Data records
● ● ● ● ● ● ●

## Files before the change

### dcsexplorer_amd/csrc/dcs_decode_chunk.inc.h

```cpp
    DCS_STAMP(1);

    struct { uint32_t job; uint32_t prevSlot, flags, nSrc, shiftXform; uint32_t firstSrc, prevJob, poolOff, bpl; } slot;
    uint32_t exportNext;
    uint4 pd0, pd1, phdr;
    uint2 pd2;
    uint32_t planHdr0 = 0, planHdr1 = 0, planType0 = 0, planType1 = 0;
    {
        uint4 *scratch = reinterpret_cast<uint4 *>(L.pool());
        static_assert(kHeadVec * 16 <= poolDwords(FPW) * 4, "the package head fits in the bit pool");
        if (lane < kHeadVec)
            scratch[lane] = phead0;
        if (kHeadLoads > 1 && lane + 64 < kHeadVec)
            scratch[lane + 64] = phead1;
        waveSync();
        const uint4 *sp5 = scratch + 5 * s;
        const uint4 s0 = sp5[0];
        pd0 = sp5[1]; pd1 = sp5[2];
        const uint4 d2v = sp5[3];
        pd2 = make_uint2(d2v.x, d2v.y);
        phdr = sp5[4];
        if constexpr (bandPlanInLds(FPW))
        {
            const unsigned char *bytes = reinterpret_cast<const unsigned char *>(sp5) + q;
            planType0 = bytes[36]; planType1 = bytes[44];
// ... 166 lines not shown
                const uint32_t hw = static_cast<uint32_t>((streamOff + 2) >> 2);
                const uint32_t sh = static_cast<uint32_t>((streamOff + 2) & 3);
                uint32_t hdrW[5];
#pragma unroll
                for (int i = 0 ; i < 5 ; ++i)
                    hdrW[i] = (has && hw + i < blobWords) ? blobW[hw + i] : 0u;
                Q.h0 = __builtin_amdgcn_alignbyte(hdrW[1], hdrW[0], sh);
                Q.h1 = __builtin_amdgcn_alignbyte(hdrW[2], hdrW[1], sh);
                Q.h2 = __builtin_amdgcn_alignbyte(hdrW[3], hdrW[2], sh);
                Q.h3 = __builtin_amdgcn_alignbyte(hdrW[4], hdrW[3], sh);
                if (hdrLen == 1)
                {
                    Q.h0 &= 0xFFu; Q.h1 = Q.h2 = Q.h3 = 0;
                }
            }
            waveSync();

            if (R0) DCS_STAMP(3);
            const bool ok = has && fits && unpacker;
            if (has && !fits && q == 0)
                err |= DCS_FRAME_FATAL | DCS_FRAME_STOP;
            if (has && q == 0)
                err |= flags >> 4;
            uint32_t relBits = hdrBits;
            Q.bandBase = 0;
            Q.outIdx = 1;
            Q.prv = 0; Q.prvDelta = 0;
            Q.subType = (format == DCS_FMT_93B_T1) ? 0 : 2;
            Q.reuse = false; Q.first = true;
            Q.midEnd = Q.midStart = Q.midStraddle = false;
            Q.endIdx = 0;
            constexpr bool evenDeal = R0 && SUB == 8 && EVEN;
            if (serial)
                Q.nb = (q == 0) ? nBands : 0;
            else
            {
                const int nb16 = min(nBands, 16);
                if (R0)
                {
                    const bool f93a = format == DCS_FMT_93A_T1;
                    const int nbEnd = f93a ? min(nBands, 18) : nb16;
                    const int myBase = (sp.x & 0x8000u) ? nbEnd
                                     : static_cast<int>(sp.y >> 28) + ((f93a && (sp.y & (DCS_SPLIT_BASE16 << 16)) != 0) ? 16 : 0);
                    const int nextBase = __shfl(myBase, lane + FPW);
                    Q.bandBase = myBase;
                    Q.nb = max((q == SUB - 1 ? nbEnd : nextBase) - myBase, 0);
                    if (SUB == 16)
                    {
                        const bool mid = format >= DCS_FMT_94_T0 && q == SUB - 1 && myBase == 15 && (sp.y & (DCS_SPLIT_MID15 << 16)) != 0;
                        const bool nextMid = __shfl(static_cast<int>(mid), lane + FPW) != 0;
                        Q.midStart = mid;
                        Q.midStraddle = mid && (sp.y & (DCS_MID15_STRADDLE << 16)) != 0;
                        Q.midEnd = q == SUB - 2 && nextMid;
                        if (Q.midEnd)
                            Q.nb = 16 - myBase;
                    }
                    if constexpr (evenDeal)
                    {
                        const bool mid = format >= DCS_FMT_94_T0 && !(sp.x & 0x8000u) && (sp.y & (DCS_SPLIT_MID15 << 16)) != 0;
                        const bool nextMid = __shfl(static_cast<int>(mid), lane + FPW) != 0 && q != SUB - 1;
                        const int nextIdx = __shfl(static_cast<int>((sp.y >> 16) & 0x1FFu), lane + FPW);
                        Q.midStart = mid;
                        Q.midStraddle = mid && (sp.y & (DCS_MID15_STRADDLE << 16)) != 0;
                        Q.midEnd = nextMid;
                        Q.endIdx = nextIdx;
                        if (nextMid)
                            Q.nb = min(nextBase + 1, nbEnd) - myBase;
                    }
                }
                else
                {
                    const int bpl = max((nb16 + SUB - 1) / SUB, 1);
                    if (format == DCS_FMT_93A_T1)
                    {
                        Q.bandBase = min(q * bpl, nb16);
                        Q.nb = min(max(nb16 - Q.bandBase, 0), bpl);
                    }
                    else
                    {
                        Q.bandBase = dcsLaneFirstBand(format, q, bpl, nb16);
                        Q.nb = (q == SUB - 1 ? nb16 : dcsLaneFirstBand(format, q + 1, bpl, nb16)) - Q.bandBase;
                    }
                }
                if (q != 0 && Q.nb != 0)
                {
                    if (!R0)
                        sp = reinterpret_cast<const uint2 *>(sdp)[5 + Q.bandBase - 1];
                    const uint32_t sp0 = sp.x, sp1 = sp.y;
                    relBits = sp0 & 0x7FFFu;
                    Q.prv = sp0 >> 16;
                    Q.prvDelta = sp1 & 0xFFFFu;
                    const uint32_t st = sp1 >> 16;
                    Q.outIdx = static_cast<int>(st & 0x1FFu);
                    Q.subType = static_cast<int>((st >> 9) & 3u);
                    Q.reuse = (st & 0x800u) != 0;
                    Q.first = false;
                }
            }
            const uint32_t inPool = static_cast<uint32_t>(bitPos & 31) + relBits;
            const uint32_t *brAt = pool + (ok ? off + (inPool >> 5) : 0u);
            const int brBit = static_cast<int>(inPool & 31);

            if (R0) DCS_STAMP(12);
            const bool is94 = ok && format >= DCS_FMT_94_T0;
            const bool is93a = ok && format == DCS_FMT_93A_T1 && Q.nb != 0 && !(Q.bandBase != 0 && Q.reuse);
            const bool is93 = ok && format < DCS_FMT_93A_T1;
            if (__any(is94))
            {
                BR94 br;
                br.init(brAt, brBit);
                const uint32_t planAt = (R0 && bandPlanInLds(FPW))
                    ? static_cast<uint32_t>(reinterpret_cast<uintptr_t>((LdsBytePtr)L.plan())) + static_cast<uint32_t>(Q.bandBase * FPW + s) * kPlanRecBytes
                    : 0u;
                err |= unpack94<R0, BR94, SUB, evenDeal>(T, row, br, Q, format, mixMul, is94, stamp, planAt);
            }
            if constexpr (!SOLE)
            {
            BR93 br;
            br.init(brAt, brBit);
            if (__any(is93))
                err |= unpack93<R0, BR93>(T, row, br, Q, format, mixMul, is93, stamp);
            if (is93a)
            {
                constexpr bool kSpreadTail = SUB == 16 && !R0;
                const int end = Q.bandBase + Q.nb;
                const int end2 = (!R0 && SUB != 16 && end >= 16 && nBands > 16) ? nBands : end;
                const int prv0 = Q.bandBase == 0 ? 0x1A : sx16(Q.prv), out0 = Q.bandBase == 0 ? 0 : Q.outIdx;
                const int hb0 = static_cast<int>(Q.h0 & 0xFFu);
                if (pairTableInLds(FPW))
                    err |= unpack93a<R0, BR93>(T, row, br, hb0, mixMul, reinterpret_cast<const uint16_t *>(smem + ldsBytes(FPW) - 4096),
                                         Q.bandBase, end2, prv0, out0);
                else
                    err |= unpack93a<R0, BR93>(T, row, br, hb0, mixMul, a.tables->pair93a, Q.bandBase, end2, prv0, out0);
                if (kSpreadTail && pairTableInLds(FPW) && q < 2 && 16 + q < nBands)
                {
                    const uint32_t r0 = q == 0 ? Q.t0 : Q.t2, r1 = q == 0 ? Q.t1 : Q.t3;
                    if (!((r1 >> 16) & 0x800u))
                    {
                        const uint32_t inPool2 = static_cast<uint32_t>(bitPos & 31) + (r0 & 0xFFFFu);
                        BR93 br2;
                        br2.init(pool + off + (inPool2 >> 5), static_cast<int>(inPool2 & 31));
                        err |= unpack93a<R0, BR93>(T, row, br2, hb0, mixMul, reinterpret_cast<const uint16_t *>(smem + ldsBytes(FPW) - 4096),
                                             16 + q, 17 + q, sx16(r0 >> 16), static_cast<int>((r1 >> 16) & 0x1FFu));
                    }
                }
            }
            }
            waveSync();
        };

        {
            if (__any(myNSrc > 0))
                unpackRound(std::true_type{}, 0);
            if constexpr (!SOLE)
                for (int r = 1 ; __any(r < myNSrc) ; ++r)
                    unpackRound(std::false_type{}, r);
        }

        DCS_STAMP(4);
        if (__any(err != 0))
        {
#pragma unroll
            for (int m = FPW ; m < 64 ; m <<= 1)
                err |= __shfl_xor(err, m);
        }
        if (live && q == 0)
        {
            if constexpr (!SOLE)
                if (job.xform == DCS_XFORM_93)
                    dcMagnitude93(row);
            if (!(slot.flags & DCS_SLOT_HALO) && a.err != nullptr)
                a.err[slot.job] = err;
        }
    }
    waveSync();

    DCS_STAMP(5);
    uint32_t *tails = reinterpret_cast<uint32_t *>(L.tails());
#ifdef DCS_STAMPS
    asm volatile("s_waitcnt vmcnt(0)" ::: "memory");
    DCS_STAMP(7);
#endif
    const int nSlots = __popcll(__ballot(live && lane < FPW));
    const int slotJob = static_cast<int>(slot.job);
    const int slotWord = static_cast<int>(slot.flags | (slot.prevSlot << 8) | (static_cast<uint32_t>(job.volShift) << 16));
    const int jobXform = job.xform, jobPrev = static_cast<int>(job.prev);


    constexpr bool kOnePass = SOLE;
    static_assert(!kOnePass || (EVEN && FPW == 8), "the even deal: 8 frames per wavefront, one transform pass of 8");
    const unsigned long long slots94 = kOnePass ? 0ull : __ballot(live && lane < FPW && jobXform == DCS_XFORM_94);
    const bool oneXform = kOnePass || slots94 == 0 || slots94 == __ballot(live && lane < FPW);
    for (int s0 = 0 ; kOnePass || s0 < nSlots ; )
    {
        const int xf = kOnePass ? DCS_XFORM_94 : __builtin_amdgcn_readlane(jobXform, s0);
        const int G = (xf == DCS_XFORM_94) ? 8 : 4;
#ifndef DCS_RUN_BALLOT_MIN_FPW
#define DCS_RUN_BALLOT_MIN_FPW 8
#endif
        int n = 1;
        if constexpr (kOnePass)
            n = nSlots;
        else if constexpr (FPW >= DCS_RUN_BALLOT_MIN_FPW)
        {
            const unsigned long long sameXf = (xf == DCS_XFORM_94) ? slots94 : ~slots94;
            n = min(min(static_cast<int>(__builtin_ctzll(~(sameXf >> s0))), G), nSlots - s0);
        }
        else if (oneXform)
            n = min(G, nSlots - s0);
        else
        {
            while (n < G && s0 + n < nSlots && __builtin_amdgcn_readlane(jobXform, s0 + n) == xf)
                ++n;
        }

        if constexpr (!kOnePass)
            if (xf != constsXform)
            {
                constsXform = xf;
                loadLaneConsts(a.tables, lane, constsXform, C);
            }
        const int lpfShift = (xf == DCS_XFORM_94) ? 3 : 4;
        const int g = lane >> lpfShift;
        const bool active = g < n;
        const int mySlot = s0 + (active ? g : 0);
        const int myWord = __shfl(slotWord, mySlot);
        const int myFlags = myWord & 0xFF, myPrevSlot = (myWord >> 8) & 0xFF, myShift = myWord >> 16;
        const uint32_t myJob = static_cast<uint32_t>(__shfl(slotJob, mySlot));
        const uint32_t myPrevJob = static_cast<uint32_t>(__shfl(jobPrev, mySlot));
        const int lr = (xf == DCS_XFORM_94) ? bitrevN(lane & 7, 3) : bitrevN(lane & 15, 4);

        uint32_t extTail = 0;
        if (__any(active && (myFlags & DCS_SLOT_EXT_TAIL) != 0))
        {
            if (active && (myFlags & DCS_SLOT_EXT_TAIL) != 0 && a.tailsIn != nullptr)
            {
                const size_t k = static_cast<size_t>(myPrevJob & 0x7FFFFFFFu);
                extTail = (xf == DCS_XFORM_94) ? reinterpret_cast<const uint32_t *>(a.tailsIn)[k * 8 + lr]
                                               : static_cast<uint32_t>(static_cast<uint16_t>(a.tailsIn[k * 16 + lr]));
            }
        }

        PassLane P;
        P.rowC = active ? reinterpret_cast<uint32_t *>(L.row(mySlot)) : L.pool();
#ifdef DCS_STAMPS_XFORM
        P.stamp = stamp;
#endif
        P.l = lane & ((1 << lpfShift) - 1);
        P.shiftPair = static_cast<uint32_t>(myShift) * 0x00010001u;
        P.paced = paced && kPace.steps && s0 + n >= nSlots;

        uint32_t x[16];
        BflyRegs R;
        R.k8000 = 0x8000u; R.k10000 = 0x10000u; R.watch = 0xFFFFu;
        R.k4000 = 0x4000u; R.watchB = 0x7FFF7FFFu;
        asm volatile("" : "+v"(R.k8000), "+v"(R.k10000), "+v"(R.k4000));
        if constexpr (kOnePass)
            transform94x8<kPace.levels, true>(P, W, C, R, x, 16u - ((a.flags >> DCS_BATCH_BANDS_SHIFT) & DCS_BATCH_BANDS_MASK));
        else if (xf == DCS_XFORM_94)
            transform94x8<kPace.levels>(P, W, C, R, x);
        else
            transform93x4<kPace.levels>(P, W, C, R, x);
        if (s0 == 0) DCS_STAMP(14);

        {
            const int ts = active ? mySlot : FPW;
            if (xf == DCS_XFORM_94)
                tails[ts * 8 + lr] = x[15];
            else
                reinterpret_cast<uint16_t *>(tails)[ts * 16 + lr] = static_cast<uint16_t>(x[15]);
        }
        waveSync();

        if (s0 == 0) DCS_STAMP(15);
        const bool emit = active && !(myFlags & DCS_SLOT_HALO);
        const bool hasPrev = myPrevSlot != DCS_NO_PREV_SLOT;
        const bool exporter = active && (myFlags & DCS_SLOT_EXPORT) != 0;
        const bool deferred = active && (myFlags & DCS_SLOT_IMPORT) != 0;
#ifndef DCS_RDV_SPLIT_FPW4
#define DCS_RDV_SPLIT_FPW4 12
#endif
        constexpr int kSplit = FPW == 4 ? DCS_RDV_SPLIT_FPW4 : 8;
        int lrA = lr;
        if (FPW == 4)
            asm volatile("" : "+v"(lrA));
        unsigned long long metAsProducer = 0, metAsConsumer = 0;
        auto rendezvous = [&](uint32_t mine0, uint32_t tailOut)
        {
            if (exporter)
                metAsProducer = __hip_atomic_exchange(a.handoff + static_cast<size_t>(chunk) * 16 + lrA, handoffWord(a.epoch, 0u, tailOut),
                                                      __ATOMIC_RELAXED, __HIP_MEMORY_SCOPE_AGENT);
            if (deferred)
                metAsConsumer = __hip_atomic_exchange(a.handoff + static_cast<size_t>(myPrevJob) * 16 + lrA, handoffWord(a.epoch, 1u, mine0),
                                                      __ATOMIC_RELAXED, __HIP_MEMORY_SCOPE_AGENT);
        };
        if (kOnePass || xf == DCS_XFORM_94)
        {
            uint32_t tailPair = tails[(hasPrev ? myPrevSlot : mySlot) * 8 + lr];
            tailPair = hasPrev ? tailPair : extTail;
            const uint32_t mixed = packC(overlapMix(reC(x[0]), C.k[DCS_K94_OVLA] & 0xFFFFu, reC(tailPair), C.k[DCS_K94_OVLB] & 0xFFFFu),
                                         overlapMix(imC(x[0]), C.k[DCS_K94_OVLA] >> 16, imC(tailPair), C.k[DCS_K94_OVLB] >> 16));
            x[0] = deferred ? x[0] : mixed;
            uint32_t *out = reinterpret_cast<uint32_t *>(a.pcm) + static_cast<size_t>(myJob) * (DCS_FRAME_SAMPLES / 2) + lrA;
            if (emit)
            {
                if (!deferred)
                    out[0] = x[0];
#pragma unroll
                for (int r = 1 ; r < kSplit ; ++r)
                    out[8 * bitrevN(r, 4)] = x[r];
            }
            rendezvous(x[0], x[15]);
            if (emit)
            {
#pragma unroll
                for (int r = kSplit ; r < 15 ; ++r)
                    out[8 * bitrevN(r, 4)] = x[r];
                if (a.tailsOut != nullptr && (myFlags & DCS_SLOT_KEEP_TAIL))
                    reinterpret_cast<uint32_t *>(a.tailsOut)[static_cast<size_t>(myJob) * 8 + lrA] = x[15];
            }
            if (deferred && handoffMeets(metAsConsumer, a.epoch, 0u))
            {
                const uint32_t theirTail = static_cast<uint32_t>(metAsConsumer);
                out[0] = packC(overlapMix(reC(x[0]), C.k[DCS_K94_OVLA] & 0xFFFFu, reC(theirTail), C.k[DCS_K94_OVLB] & 0xFFFFu),
                               overlapMix(imC(x[0]), C.k[DCS_K94_OVLA] >> 16, imC(theirTail), C.k[DCS_K94_OVLB] >> 16));
            }
            if (exporter && handoffMeets(metAsProducer, a.epoch, 1u))
            {
                const uint32_t theirs = static_cast<uint32_t>(metAsProducer);
                reinterpret_cast<uint32_t *>(a.pcm)[static_cast<size_t>(exportNext) * (DCS_FRAME_SAMPLES / 2) + lrA] =
                    packC(overlapMix(reC(theirs), C.k[DCS_K94_OVLA] & 0xFFFFu, reC(x[15]), C.k[DCS_K94_OVLB] & 0xFFFFu),
                          overlapMix(imC(theirs), C.k[DCS_K94_OVLA] >> 16, imC(x[15]), C.k[DCS_K94_OVLB] >> 16));
            }
        }
        else if constexpr (!kOnePass)
        {
            int tailSample = static_cast<int16_t>(reinterpret_cast<const uint16_t *>(tails)[(hasPrev ? myPrevSlot : mySlot) * 16 + lr]);
            tailSample = hasPrev ? tailSample : sx16(extTail);
            const uint32_t mixed = static_cast<uint32_t>(overlapMix(reC(x[0]), C.k[DCS_K93_OVL] & 0xFFFFu, tailSample, C.k[DCS_K93_OVL] >> 16)) & 0xFFFFu;
            x[0] = deferred ? (x[0] & 0xFFFFu) : mixed;
            int16_t *out = a.pcm + static_cast<size_t>(myJob) * DCS_FRAME_SAMPLES + lrA;
            if (emit)
            {
                if (!deferred)
                    out[0] = static_cast<int16_t>(x[0]);
#pragma unroll
                for (int r = 1 ; r < kSplit ; ++r)
                    out[16 * bitrevN(r, 4)] = static_cast<int16_t>(x[r]);
            }
            rendezvous(x[0], x[15] & 0xFFFFu);
            if (emit)
            {
#pragma unroll
                for (int r = kSplit ; r < 15 ; ++r)
                    out[16 * bitrevN(r, 4)] = static_cast<int16_t>(x[r]);
                if (a.tailsOut != nullptr && (myFlags & DCS_SLOT_KEEP_TAIL))
                    a.tailsOut[static_cast<size_t>(myJob) * 16 + lrA] = static_cast<int16_t>(x[15]);
            }
            if (deferred && handoffMeets(metAsConsumer, a.epoch, 0u))
                out[0] = static_cast<int16_t>(overlapMix(reC(x[0]), C.k[DCS_K93_OVL] & 0xFFFFu, sx16(static_cast<uint32_t>(metAsConsumer)), C.k[DCS_K93_OVL] >> 16));
            if (exporter && handoffMeets(metAsProducer, a.epoch, 1u))
                a.pcm[static_cast<size_t>(exportNext) * DCS_FRAME_SAMPLES + lrA] =
                    static_cast<int16_t>(overlapMix(reC(static_cast<uint32_t>(metAsProducer)), C.k[DCS_K93_OVL] & 0xFFFFu, sx16(x[15]), C.k[DCS_K93_OVL] >> 16));
        }
        waveSync();
        s0 += n;
        if constexpr (kOnePass)
            break;
    }

    DCS_STAMP(6);
```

● ● ● ● ● ● ●

### Activity
If a line in the data above includes the string "ifndef", copy it.

### Exercise response
#ifndef DCS_RUN_BALLOT_MIN_FPW
#ifndef DCS_RDV_SPLIT_FPW4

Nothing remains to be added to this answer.